Machine learning is a rapidly growing area of AI which drives the knowledge acquisition of technological systems. In the training phase, these systems are fed data. From this so-called learning material, they derive regularities and correlations that they can then apply to new data. “In this way, very large and unmanageable amounts of data can be evaluated and analyzed for correlations”, CISPA researcher Rebekka Burkholz explains. "I see great potentials here for the field of biomedicine, for example for cancer research."
For her research on artificial neural networks, Burkholz has now received the support of the European Research Council (ERC). Neural networks are one of the possible foundations for machine learning. They are modeled on the biological nervous systems and are designed to independently acquire and process information. The problem is that in order to achieve the desired learning effect, they have to be fed huge amounts of data. At the same time, they expand in proportion to the amounts of data they must digest. "These large networks devour vast amounts of resources and computing power," Burkholz explains.

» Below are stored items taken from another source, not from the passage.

+        if constexpr (NHWC) {
+            const long pix = ((long)n * out_h + y) * out_w + x;
+            float v[4];
+#pragma unroll
+            for (int k = 0; k < 4; ++k) {
+                if constexpr (ADD) {
+                    const int fc = f0 + k < out_c ? f0 + k : out_c - 1;
+                    v[k] = joined(s[k], inv_w, inv_x, part_ptr[((long)n * out_c + fc) * plane + (long)y * out_w + x]);
+                } else {
+                    v[k] = s[k] * inv_w * inv_x;
+                }
+            }
+            const long o = pix * out_c + f0;
+            if (vec_out) {
+                if (f0 < out_c) {
+                    if constexpr (H16) {
+                        typedef _Float16 f16x4 __attribute__((ext_vector_type(4)));
+                        *reinterpret_cast<f16x4*>(reinterpret_cast<unsigned short*>(out_ptr) + o) =
+                            f16x4{(_Float16)v[0], (_Float16)v[1], (_Float16)v[2], (_Float16)v[3]};
+                    } else if (out_bf16) {
+                        *reinterpret_cast<uint2*>(reinterpret_cast<unsigned short*>(out_ptr) + o) =
+                            make_uint2(bf16_bits(v[0]) | (bf16_bits(v[1]) << 16), bf16_bits(v[2]) | (bf16_bits(v[3]) << 16));
+                    } else {
+                        *reinterpret_cast<float4*>(out_ptr + o) = make_float4(v[0], v[1], v[2], v[3]);
+                    }
+                }
+            } else {
+#pragma unroll
+                for (int k = 0; k < 4; ++k) {
+                    if (f0 + k < out_c) {
+                        if constexpr (H16) store_act_t<kActF16>(out_ptr, o + k, v[k], false);
+                        else store_act(out_ptr, o + k, v[k], out_bf16, false);
+                    }
+                }
+            }
+        } else {
+#pragma unroll
+            for (int k = 0; k < 4; ++k) {
+                const int f = f0 + k;
+                if (f < out_c) {
+                    const long o = ((long)n * out_c + f) * plane + (long)y * out_w + x;
+                    if constexpr (ADD) {
+                        const float v = joined(s[k], inv_w, inv_x, part_ptr[o]);
+                        if constexpr (H16) store_act_t<kActF16>(out_ptr, o, v, false);
+                        else store_act(out_ptr, o, v, out_bf16, false);
+                    } else if constexpr (H16) store_act_t<kActF16>(out_ptr, o, s[k] * inv_w * inv_x, false);
+                    else store_act(out_ptr, o, s[k] * inv_w * inv_x, out_bf16, false);
+                }
+            }
+        }
+    };
     auto body = [&](auto ntc) __attribute__((always_inline)) {
     constexpr int NT = decltype(ntc)::value;
     f32x16 sum[NT], acc[NT];
@@ -636,81 +719,160 @@
     }
     const float inv_w = a.sc->inv_sw, inv_x = scales_inv_sx(a.sc, a.N)[n];
     const int y = rowb + prow + prr;
-    const long plane = (long)out_h * out_w;
 #pragma unroll
     for (int j = 0; j < NT; ++j) {
         const int x = colb + TW * (ptile + j) + pcc;
-        if constexpr (NHWC) {
-            if (y < out_h && x < out_w && ptile + j < NSUB) {
-                const long pix = ((long)n * out_h + y) * out_w + x;
-#pragma unroll
-                for (int g4 = 0; g4 < 4; ++g4) {
-                    const int f0 = fb * kDFB + fw * 32 + 8 * g4 + 4 * h;
-                    float v[4];
-#pragma unroll
-                    for (int k = 0; k < 4; ++k) {
-                        if constexpr (ADD) {
-                            const int fc = f0 + k < out_c ? f0 + k : out_c - 1;
-                            v[k] = sum[j][4 * g4 + k] * inv_w * inv_x + part_ptr[((long)n * out_c + fc) * plane + (long)y * out_w + x];
-                        } else {
-                            v[k] = sum[j][4 * g4 + k] * inv_w * inv_x;
-                        }
+#pragma unroll
+        for (int g4 = 0; g4 < 4; ++g4) {
+            const float s4[4] = {sum[j][4 * g4], sum[j][4 * g4 + 1], sum[j][4 * g4 + 2], sum[j][4 * g4 + 3]};
+            store4(y, x, ptile + j < NSUB, fb * kDFB + fw * 32 + 8 * g4 + 4 * h, s4, inv_w, inv_x);
+        }
+    }
+    };
+    auto body32 = [&](auto ntc) __attribute__((always_inline)) {
+    constexpr int NT = decltype(ntc)::value;
+    constexpr int NG = 2 * NT;
+    constexpr int U = kDK * NG;
+    constexpr int GR = TT ? 4 : 2;
+    f32x4 sum[NG][2], acc[NG][2];
+    const f32x4 zero = {0.0f, 0.0f, 0.0f, 0.0f};
+#pragma unroll
+    for (int p = 0; p < NG; ++p) { sum[p][0] = zero; sum[p][1] = zero; acc[p][0] = zero; acc[p][1] = zero; }
+    int rows_chained = 0;
+    const int g = lane >> 4, q = lane & 15;
+    const int qr = TT ? q >> 2 : q >> 3, qc = TT ? q & 3 : q & 7;
+    const bool upper = g >= 2;
+
+    const int wlo = a.CoutP * 32, wtap = 2 * wlo;
+    const long wchunk = (long)kDTaps * wtap, wend = a.nchunk * wchunk;
+    const unsigned wlane = (unsigned)(((fb * kDFB + fw * 32 + q) * 2 + (g & 1)) * 16) + (upper ? (unsigned)wchunk : 0u);
+    auto rows_from = [&](long off) __attribute__((always_inline)) {
+        const long left = wend - off;
+        const unsigned records = left <= 0 ? 0u : left > 0xffffffffl ? 0xffffffffu : (unsigned)left;
+        return __builtin_amdgcn_make_buffer_rsrc(const_cast<char*>(reinterpret_cast<const char*>(a.wsd)) + off, 0, records, 0x00020000);
+    };
+    auto load_a = [&](__amdgpu_buffer_rsrc_t rows, int soff, int m) __attribute__((always_inline)) {
+        return __builtin_bit_cast(f16x8, __builtin_amdgcn_raw_buffer_load_b128(rows, wlane + 512 * m, soff, 0));
+    };
+    const unsigned lane_base = (unsigned)((g & 1) * HALF + ((prow + qr) * P + ptile * TW + qc) * 16);
+#ifdef DAU_SPLIT_NO_IDLE_WAVES
+    const bool live = true;
+#else
+    const bool live = rowb + prow < a.H && ptile < NSUB && colb + ptile * TW < a.W && fb * kDFB + fw * 32 < a.Cout;
+#endif
+    issue(0, 0);
+    f16x8 ah[kDK][2], al[kDK][2], an[2][2], bn[2][2];
+    static_assert(kAhead == 2 && kDK >= 5 && kDK <= 9, "the A ring below is written for two taps ahead");
+#pragma unroll
+    for (int i = 0; i < kAhead; ++i) {
+#pragma unroll
+        for (int m = 0; m < 2; ++m) { ah[i][m] = load_a(rows_from(0), i * wtap, m); al[i][m] = load_a(rows_from(0), i * wtap + wlo, m); }
+    }
+    asm volatile("s_waitcnt vmcnt(0)" ::: "memory");
+    __syncthreads();
+    const int npair = (a.nchunk + 1) >> 1;
+    for (int pair = 0; pair < npair; ++pair) {
+        const int buf = pair & 1;
+        const bool more = pair + 1 < npair;
+        if (more) issue(2 * pair + 2, buf ^ 1);
+        const bool lone = 2 * pair + 1 >= a.nchunk;
+        const unsigned bbase = lane_base + buf * BUF + (lone || !upper ? 0u : (unsigned)BUF1);
+#pragma unroll 1
+        for (int ty = 0; ty < (live ? kDK : 0); ++ty) {
+            const unsigned brow = bbase + ty * P * 16;
+            const long wrow = 2 * pair * wchunk + (long)ty * kDK * wtap;
+            const __amdgpu_buffer_rsrc_t wcur = rows_from(wrow);
+            const __amdgpu_buffer_rsrc_t wnxt = rows_from(wrow + kDK * wtap + (ty == kDK - 1 && more ? wchunk : 0));
+            f16x8 xb[3][2];
+            auto read = [&](int u, int limb) __attribute__((always_inline)) {
+                const int tx = u / NG, p = u % NG;
+                return *reinterpret_cast<const f16x8*>(smem + brow + limb * 2 * HALF + ((p & 1) * GR * P + tx + TW * (p >> 1)) * 16);
+            };
+            xb[0][0] = read(0, 0); xb[0][1] = read(0, 1); xb[1][0] = read(1, 0); xb[1][1] = read(1, 1);
+            __builtin_amdgcn_sched_group_barrier(0x100, 4, 0);
+#pragma unroll
+            for (int u = 0; u < U; ++u) {
+                const int tx = u / NG, p = u % NG;
+                if (u + 2 < U) { xb[(u + 2) % 3][0] = read(u + 2, 0); xb[(u + 2) % 3][1] = read(u + 2, 1); }
+                const f16x8 xh = xb[u % 3][0], xl = xb[u % 3][1];
+                const f16x8 h0 = ah[tx][0], h1 = ah[tx][1], l0 = al[tx][0], l1 = al[tx][1];
+                const bool fresh = kFlushRows == 1 && tx % kFlushTaps == 0;
+                acc[p][0] = __builtin_amdgcn_mfma_f32_16x16x32_f16(h0, xh, fresh ? zero : acc[p][0], 0, 0, 0);
+                acc[p][1] = __builtin_amdgcn_mfma_f32_16x16x32_f16(h1, xh, fresh ? zero : acc[p][1], 0, 0, 0);
+                if (p == 0) {
+                    if (tx + kAhead < kDK) {
+#pragma unroll
+                        for (int m = 0; m < 2; ++m) { ah[tx + kAhead][m] = load_a(wcur, (tx + kAhead) * wtap, m); al[tx + kAhead][m] = load_a(wcur, (tx + kAhead) * wtap + wlo, m); }
                     }
-                    const long o = pix * out_c + f0;
-                    if (vec_out) {
-                        if (f0 < out_c) {
-                            if constexpr (H16) {
-                                typedef _Float16 f16x4 __attribute__((ext_vector_type(4)));
-                                *reinterpret_cast<f16x4*>(reinterpret_cast<unsigned short*>(out_ptr) + o) =
-                                    f16x4{(_Float16)v[0], (_Float16)v[1], (_Float16)v[2], (_Float16)v[3]};
-                            } else if (out_bf16) {
-                                *reinterpret_cast<uint2*>(reinterpret_cast<unsigned short*>(out_ptr) + o) =
-                                    make_uint2(bf16_bits(v[0]) | (bf16_bits(v[1]) << 16), bf16_bits(v[2]) | (bf16_bits(v[3]) << 16));
-                            } else {
-                                *reinterpret_cast<float4*>(out_ptr + o) = make_float4(v[0], v[1], v[2], v[3]);
-                            }
-                        }
-                    } else {
-#pragma unroll
-                        for (int k = 0; k < 4; ++k) {
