class FrameHints:

    __slots__ = ("mult", "age", "arena_bytes", "arena_retries", "frames", "box_share", "last_slices", "select_misses",
                 "select_cap", "select_overflows", "_recent", "_lock", "_views")

    def __init__(self):
        self.mult, self.age, self.arena_bytes, self.arena_retries, self.frames = 1, 0, 0, 0, 0
        self.box_share = None
        self.last_slices = None
        self.select_misses = 0
        self.select_cap = 0
        self.select_overflows = 0
        self._recent = []
        self._lock = threading.Lock()
        self._views = {}

    def slice_base(self) -> int:
        return SLICE_BASE * (self.mult if SLICE_ADAPT and SLICE_BASE > 0 else 1)

    def feedback(self, n_issued: int, retries: int = 0, box_share: Optional[float] = None, select_state: int = 0,
                 open_after_first: Optional[float] = None, max_selected: int = 0, select_overflow: int = 0) -> None:
        with self._lock:
            self.frames += 1
            self.last_slices = int(n_issued)
            if select_state == 2:
                self.select_misses += 1
            if max_selected > 0:
                want = int(1.5 * max_selected) + 4096
                self.select_cap = want if (select_overflow or want > self.select_cap) else max(want, int(0.9 * self.select_cap))
            self.select_overflows += int(bool(select_overflow))
            if box_share is not None:
                self.box_share = float(box_share)
            self.arena_retries += retries
            self._recent = (self._recent + [(int(n_issued), self.mult, int(retries))])[-4:]
            if SLICE_ADAPT and SLICE_BASE > 0:
                grow = n_issued >= 2 and self.mult < 8 and (open_after_first is None or open_after_first < 0
                                                            or open_after_first >= SLICE_GROW_OPEN)
                if self.age >= 255:
                    self.mult, self.age = 1, 0
                else:
                    self.mult, self.age = (self.mult * 2 if grow else self.mult), self.age + 1

    @property
    def settled(self) -> bool:
        with self._lock:
            r = self._recent
            return (len(r) >= 2 and r[-1][0] == r[-2][0] and r[-1][1] == r[-2][1] == self.mult
                    and r[-1][2] == 0 and r[-2][2] == 0)

    def lazy_records(self) -> bool:
        return self.mult == 1 and (self.box_share is None or self.box_share < 0.25)

    def depth_select(self) -> bool:
        return self.last_slices == 1 and self.box_share is not None and self.box_share < 0.5

    def view(self, key) -> "ViewHints":
        with self._lock:
            v = self._views.get(key)
            if v is None:
                if len(self._views) >= 16384:
                    self._views.clear()
                v = self._views[key] = ViewHints(self)
                v.box_share, v.last_slices, v.select_cap = self.box_share, self.last_slices, self.select_cap
            return v

    def reset(self) -> None:
        with self._lock:
            self.mult, self.age, self.arena_bytes, self._recent, self.box_share = 1, 0, 0, [], None
            self.last_slices, self.select_cap = None, 0
            self._views.clear()


class ViewHints:

    __slots__ = ("scene", "box_share", "last_slices", "select_cap")

    def __init__(self, scene: "FrameHints"):
        self.scene = scene
        self.box_share, self.last_slices, self.select_cap = None, None, 0

    arena_bytes = property(lambda self: self.scene.arena_bytes,
                           lambda self, v: setattr(self.scene, "arena_bytes", v))
    mult = property(lambda self: self.scene.mult)
    frames = property(lambda self: self.scene.frames)
    arena_retries = property(lambda self: self.scene.arena_retries)
    select_misses = property(lambda self: self.scene.select_misses)
    select_overflows = property(lambda self: self.scene.select_overflows)
    settled = property(lambda self: self.scene.settled)

    def slice_base(self) -> int:
        return self.scene.slice_base()

    def lazy_records(self) -> bool:
        return self.scene.mult == 1 and (self.box_share is None or self.box_share < 0.25)

    def depth_select(self) -> bool:
        return self.last_slices == 1 and self.box_share is not None and self.box_share < 0.5

    def view(self, key) -> "ViewHints":
        return self.scene.view(key)

    def feedback(self, n_issued: int, retries: int = 0, box_share: Optional[float] = None, select_state: int = 0,
                 open_after_first: Optional[float] = None, max_selected: int = 0, select_overflow: int = 0) -> None:
        sc = self.scene
        with sc._lock:
            self.last_slices = int(n_issued)
            if box_share is not None:
                self.box_share = float(box_share)
            if max_selected > 0:
                want = int(1.5 * max_selected) + 4096
                self.select_cap = want if (select_overflow or want > self.select_cap) else max(want, int(0.9 * self.select_cap))
        sc.feedback(n_issued, retries, box_share, select_state, open_after_first, max_selected, select_overflow)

Artificial neural networks: Smaller is (likely to be) more efficient
In her project SPARSE-ML, Rebekka Burkholz tackles this challenge. Her goal is to make machine learning models smaller and more efficient. She assumes that leaner and more selectively trained neural networks can also achieve greater domain-specific performance. "Simply pruning existing neural network architectures is not enough to achieve this goal," Burkholz argues. In her project, she plans to use methods from statistical physics to scale neural networks to smaller models that require fewer resources and less computing power.
Burkholz draws, among other things, on research results she obtained during her PhD at ETH Zurich. "Towards the end of my PhD in theoretical physics, I discovered something really amazing," Burkholz says. "My research was on cascade models, like those used in machine learning. I succeeded in making them analytically tractable using random graphs. This insight can now help me design compressed and efficient neural networks."
Prior research has already shown that compressing models can yield a number of advantages for machine learning. "For example, it increases their ability to generalize findings and apply them to new domains. They can better handle noise in the data and process data more efficiently in the learning process," Burkholz explains. Although it may not be possible to combine all advantages in a single model, she hopes to achieve a combination of at least some of them. As part of the SPARSE-ML project, she will attempt to prove this in the application area of biomedicine.
Democratizing machine learning
Designing and training neural networks requires huge server capacities and large amounts of resources, which is why the development of the technology has been in the hands of the tech giants. "Research can't keep up here in terms of resources," Burkholz laments. "It's totally impressive what has been achieved so far with gigantic models. But it's mainly big corporations that can afford to do this at the moment. It's important to me that everyone has a chance to contribute to such an important technology. After all, it is changing the way we live." With SPARSE-ML, she hopes to help democratize the technology and lay the theoretical groundwork for leaner models that can be trained with fewer resources. And she hopes that in the future, these models can also be developed on the devices of ordinary users.
About Rebekka Burkholz
Dr. Rebekka Burkholz has been a CISPA faculty since 2021. Her primary research interest is machine learning, with a focus on the optimization of complex networks and their algorithms. She is particularly interested in advancing the benefits of machine learning in biomedicine and molecular biology. Burkholz received her PhD from ETH Zurich and conducted postdoctoral research in the Department for Biostatistics at Harvard University. Her awards include the 2017 Zurich Dissertation Prize and the 2015 CSF Best Contribution Award.
About the ERC
The ERC, set up by the European Union in 2007, is the premier European funding organisation for excellent frontier research. It funds creative researchers of any nationality and age, to run projects based across Europe. The ERC offers 4 core grant schemes: Starting Grants, Consolidator Grants, Advanced Grants and Synergy Grants. With its additional Proof of Concept Grant scheme, the ERC helps grantees to explore the innovation potential of their ideas or research results. The ERC is led by an independent governing body, the Scientific Council. Since 1 November 2021, Maria Leptin is the President of the ERC. The overall ERC budget from 2021 to 2027 is more than €16 billion, as part of the Horizon Europe programme, under the responsibility of the European Commissioner for Innovation, Research, Culture, Education and Youth, Mariya Gabriel.